Exercise directions: From the entries that follow, extract each line holding the string "with".

------------

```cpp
template <class T>
int gemm_dispatch(qil_context* ctx, int opA, int opB, long long m, long long n, long long k, const T* A,
                  long long lda, const T* B, long long ldb, T* C, long long ldc,
                  const gemm_batch& batch = gemm_batch{}) {
    if (m == 0 || n == 0) return QIL_OK;
    QIL_REQUIRE(opA >= 0 && opA <= 3 && opB >= 0 && opB <= 3, QIL_EINVAL_ARG, "gemm: bad op codes %d, %d", opA, opB);
    const bool at = opA == 1 || opA == 2, bt = opB == 1 || opB == 2;
    const long long a_rs = at ? lda : 1, a_ks = at ? 1 : lda;
    const long long b_ks = bt ? ldb : 1, b_cs = bt ? 1 : ldb;
    const int cA = (opA == 2 || opA == 3) ? 1 : 0, cB = (opB == 2 || opB == 3) ? 1 : 0;
    constexpr bool CX = sizeof(T) == 16;
    qil_gemm_plan_info p;
    const int si = gemm_plan(CX, opA, opB, m, n, k, lda, ldb, ldc, batch.count, batch.c_bs, batch.cmap != nullptr, batch.skinny_m, &p);
#define QIL_GEMM_GO(SI) \
    case SI: return gemm_launch<T, SI>(ctx, p, m, n, k, A, a_rs, a_ks, cA, B, b_ks, b_cs, cB, C, ldc, batch)
    switch (si) {
        QIL_GEMM_GO(GS_32x64_DEEP);
        QIL_GEMM_GO(GS_48x64_DEEP);
        QIL_GEMM_GO(GS_32x32);
        QIL_GEMM_GO(GS_64x64);
    }
    if constexpr (!CX) {
        switch (si) {
            QIL_GEMM_GO(GS_64x144);
            QIL_GEMM_GO(GS_128x128);
            QIL_GEMM_GO(GS_128x64);
        }
    }
#undef QIL_GEMM_GO
    return qil_fail(QIL_EINVAL_ARG, "gemm: no kernel for tile shape %d", si);
}

template <class T>
__device__ __forceinline__ void jacobi_round_body(const uint3 blockIdx, const uint3 gridDim, T* __restrict__ A, long long lda, long long m,
                                                    T* __restrict__ V, long long ldv, int vrows, int n,
                                                    int npad, int round, double tol,
                                                    int* __restrict__ rotated,
                                                    const double* __restrict__ negligible) {
    __shared__ double red[16];
    const int i = blockIdx.x;
    int p, q;
    if (i == 0) {
        p = npad - 1;
        q = round;
    } else {
        p = (round + i) % (npad - 1);
        q = (round + npad - 1 - i) % (npad - 1);
    }
    if (p >= n || q >= n) return;
    if (p > q) {
        const int t = p;
        p = q;
        q = t;
    }
    T* ap = A + lda * p;
    T* aq = A + lda * q;
    double v[4] = {0, 0, 0, 0};
    for (long long r = threadIdx.x; r < m; r += 256) {
        const T x = ap[r], y = aq[r];
        v[0] += abs2_t(x);
        v[1] += abs2_t(y);
        dot_parts(x, y, v[2], v[3]);
    }
    block_sum<4>(v, red);
    if (negligible) {
        const double ng = *negligible;
        if (v[0] < ng || v[1] < ng) return;
    }
    double c, s, pr, pi;
    bool big;
    if (!jacobi_rotation<sizeof(T) == 16>(v[0], v[1], v[2], v[3], tol, c, s, pr, pi, big)) return;
    if (threadIdx.x == 0) {
        rotated[0] = 1;
        if (big) rotated[1] = 1;
    }
    for (long long r = threadIdx.x; r < m; r += 256) {
        T x = ap[r], y = aq[r];
        rotate_pair(x, y, c, s, pr, pi);
        ap[r] = x;
        aq[r] = y;
    }
    T* vp = V + ldv * p;
    T* vq = V + ldv * q;
    for (int r = threadIdx.x; r < vrows; r += 256) {
        T x = vp[r], y = vq[r];
        rotate_pair(x, y, c, s, pr, pi);
        vp[r] = x;
        vq[r] = y;
    }
}
template <class T>
struct jacobi_round_k {
    static constexpr int NT = 256, MINW = 1;
    template <class... QA>
    static __device__ __forceinline__ void run(const uint3 b, const uint3 g, QA... a) {
        jacobi_round_body<T>(b, g, a...);
    }
};


template <class T, int KM>
__device__ __forceinline__ int block_pair_rotate(T* __restrict__ ap, T* __restrict__ aq, int m, T* __restrict__ vp,
                                                 T* __restrict__ vq, int vrows, int lane, double tol, double ng) {
    double al = 0, be = 0, gr = 0, gi = 0;
    constexpr int KA = KM > 0 ? KM : 1;
    T xs[KA], ys[KA];
    if (KM > 0) {
#pragma unroll
        for (int k = 0; k < KA; ++k) {
            const int r = lane + 64 * k;
            xs[k] = r < m ? ap[r] : T{};
            ys[k] = r < m ? aq[r] : T{};
        }
#pragma unroll
        for (int k = 0; k < KA; ++k) {
            al += abs2_t(xs[k]);
            be += abs2_t(ys[k]);
            dot_parts(xs[k], ys[k], gr, gi);
        }
    } else {
        for (int r = lane; r < m; r += 64) {
            const T x = ap[r], y = aq[r];
            al += abs2_t(x);
            be += abs2_t(y);
            dot_parts(x, y, gr, gi);
        }
    }
    al = wave_sum(al);
    be = wave_sum(be);
    gr = wave_sum(gr);
    if (sizeof(T) == 16) gi = wave_sum(gi);
    double c, sn, pr, pi;
    bool big;
    if (al < ng || be < ng || !jacobi_rotation<sizeof(T) == 16>(al, be, gr, gi, tol, c, sn, pr, pi, big)) return 0;
    if (KM > 0) {
        T us[KA], ws[KA];
#pragma unroll
        for (int k = 0; k < KA; ++k) {
            const int r = lane + 64 * k;
            us[k] = r < vrows ? vp[r] : T{};
            ws[k] = r < vrows ? vq[r] : T{};
        }
#pragma unroll
        for (int k = 0; k < KA; ++k) {
            const int r = lane + 64 * k;
            rotate_pair(xs[k], ys[k], c, sn, pr, pi);
            if (r < m) {
                ap[r] = xs[k];
                aq[r] = ys[k];
            }
        }
#pragma unroll
        for (int k = 0; k < KA; ++k) {
            const int r = lane + 64 * k;
            rotate_pair(us[k], ws[k], c, sn, pr, pi);
            if (r < vrows) {
                vp[r] = us[k];
                vq[r] = ws[k];
// ... 3856 lines not shown
```

Baseline: 3904 site-contractions/s.

## Generalize deep GEMM pipeline to NS register sets with unchecked steady-state loads

Replaces the fixed two-stage register prefetch in the deep MFMA GEMM path with a configurable ring of NS register tile sets. The steady-state loop uses unchecked global loads with pointer increments, sched barriers and compiler fences, falling back to a bounds-checked loop for the tail. It also raises the deep kernel's minimum waves-per-EU hint from 1 to 2. This aims to hide global-memory latency and cut per-tile bounds checks, but it adds register pressure that the higher occupancy hint may push into spills.

Result: no change. 3949 site-contractions/s, median of 4 (+1.2%).

```diff
diff --git a/qilaplace.jl_amd/csrc/qil_linalg.hip b/qilaplace.jl_amd/csrc/qil_linalg.hip
--- a/qilaplace.jl_amd/csrc/qil_linalg.hip
+++ b/qilaplace.jl_amd/csrc/qil_linalg.hip
@@ -21,6 +21,16 @@
 #define QIL_GEMM_PAD 2
 #endif
 constexpr int GPAD = QIL_GEMM_PAD;
+#ifndef QIL_DEEP_NS32
+#define QIL_DEEP_NS32 2
+#endif
+#ifndef QIL_DEEP_NS48
+#define QIL_DEEP_NS48 2
+#endif
+#ifndef QIL_DEEP_MINW
+#define QIL_DEEP_MINW 2
+#endif
+constexpr int gemm_deep_sets(int bm) { return bm <= 32 ? QIL_DEEP_NS32 : QIL_DEEP_NS48; }
 typedef double d4 __attribute__((ext_vector_type(4)));
 
 __device__ __forceinline__ void put_plane(double* S0, double* S1, int off, double v) {
@@ -30,6 +40,12 @@
 __device__ __forceinline__ void put_plane(double* S0, double* S1, int off, c64 v) {
     S0[off] = v.re;
     S1[off] = v.im;
+}
+typedef double d2g __attribute__((ext_vector_type(2), aligned(8)));
+__device__ __forceinline__ double load_global(const double* p) { return *(const __attribute__((address_space(1))) double*)p; }
+__device__ __forceinline__ c64 load_global(const c64* p) {
+    const d2g v = *(const __attribute__((address_space(1))) d2g*)p;
+    return c64{v.x, v.y};
 }
 __device__ __forceinline__ double maybe_conj(double v, int) { return v; }
 __device__ __forceinline__ c64 maybe_conj(c64 v, int cj) { return cj ? c64{v.re, -v.im} : v; }
@@ -201,19 +217,72 @@
         }
     };
     if constexpr (PIPE && DEEP) {
-        T ra1[EA], rb1[EB];
-        if (kbeg < kend) load_tile_into(ra, rb, kbeg);
-        if (kbeg + GKT < kend) load_tile_into(ra1, rb1, kbeg + GKT);
-        for (long long k0 = kbeg; k0 < kend; k0 += 2 * GKT) {
-            store_tile_from(ra, rb, 0, k0);
-            __syncthreads();
-            if (k0 + 2 * GKT < kend) load_tile_into(ra, rb, k0 + 2 * GKT);
-            mfma_tile(0);
-            if (k0 + GKT >= kend) break;
-            store_tile_from(ra1, rb1, 1, k0 + GKT);
-            __syncthreads();
-            if (k0 + 3 * GKT < kend) load_tile_into(ra1, rb1, k0 + 3 * GKT);
-            mfma_tile(1);
+        constexpr int NS = gemm_deep_sets(BM);
+        constexpr int U = NS % 2 ? 2 * NS : NS;
+        T rsa[NS][EA], rsb[NS][EB];
+        auto load_full = [&](T(&qa)[EA], T(&qb)[EB]) {
+#pragma unroll
+            for (int e = 0; e < EA; ++e) {
+                qa[e] = load_global(pa[e]);
+                pa[e] += a_step;
+                asm volatile("" : "+v"(pa[e]));
+            }
+#pragma unroll
+            for (int e = 0; e < EB; ++e) {
+                qb[e] = load_global(pb[e]);
+                pb[e] += b_step;
+                asm volatile("" : "+v"(pb[e]));
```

------------

Answer box:
## Generalize deep GEMM pipeline to NS register sets with unchecked steady-state loads
Replaces the fixed two-stage register prefetch in the deep MFMA GEMM path with a configurable ring of NS register tile sets. The steady-state loop uses unchecked global loads with pointer increments, sched barriers and compiler fences, falling back to a bounds-checked loop for the tail. It also raises the deep kernel's minimum waves-per-EU hint from 1 to 2. This aims to hide global-memory latency and cut per-tile bounds checks, but it adds register pressure that the higher occupancy hint may push into spills.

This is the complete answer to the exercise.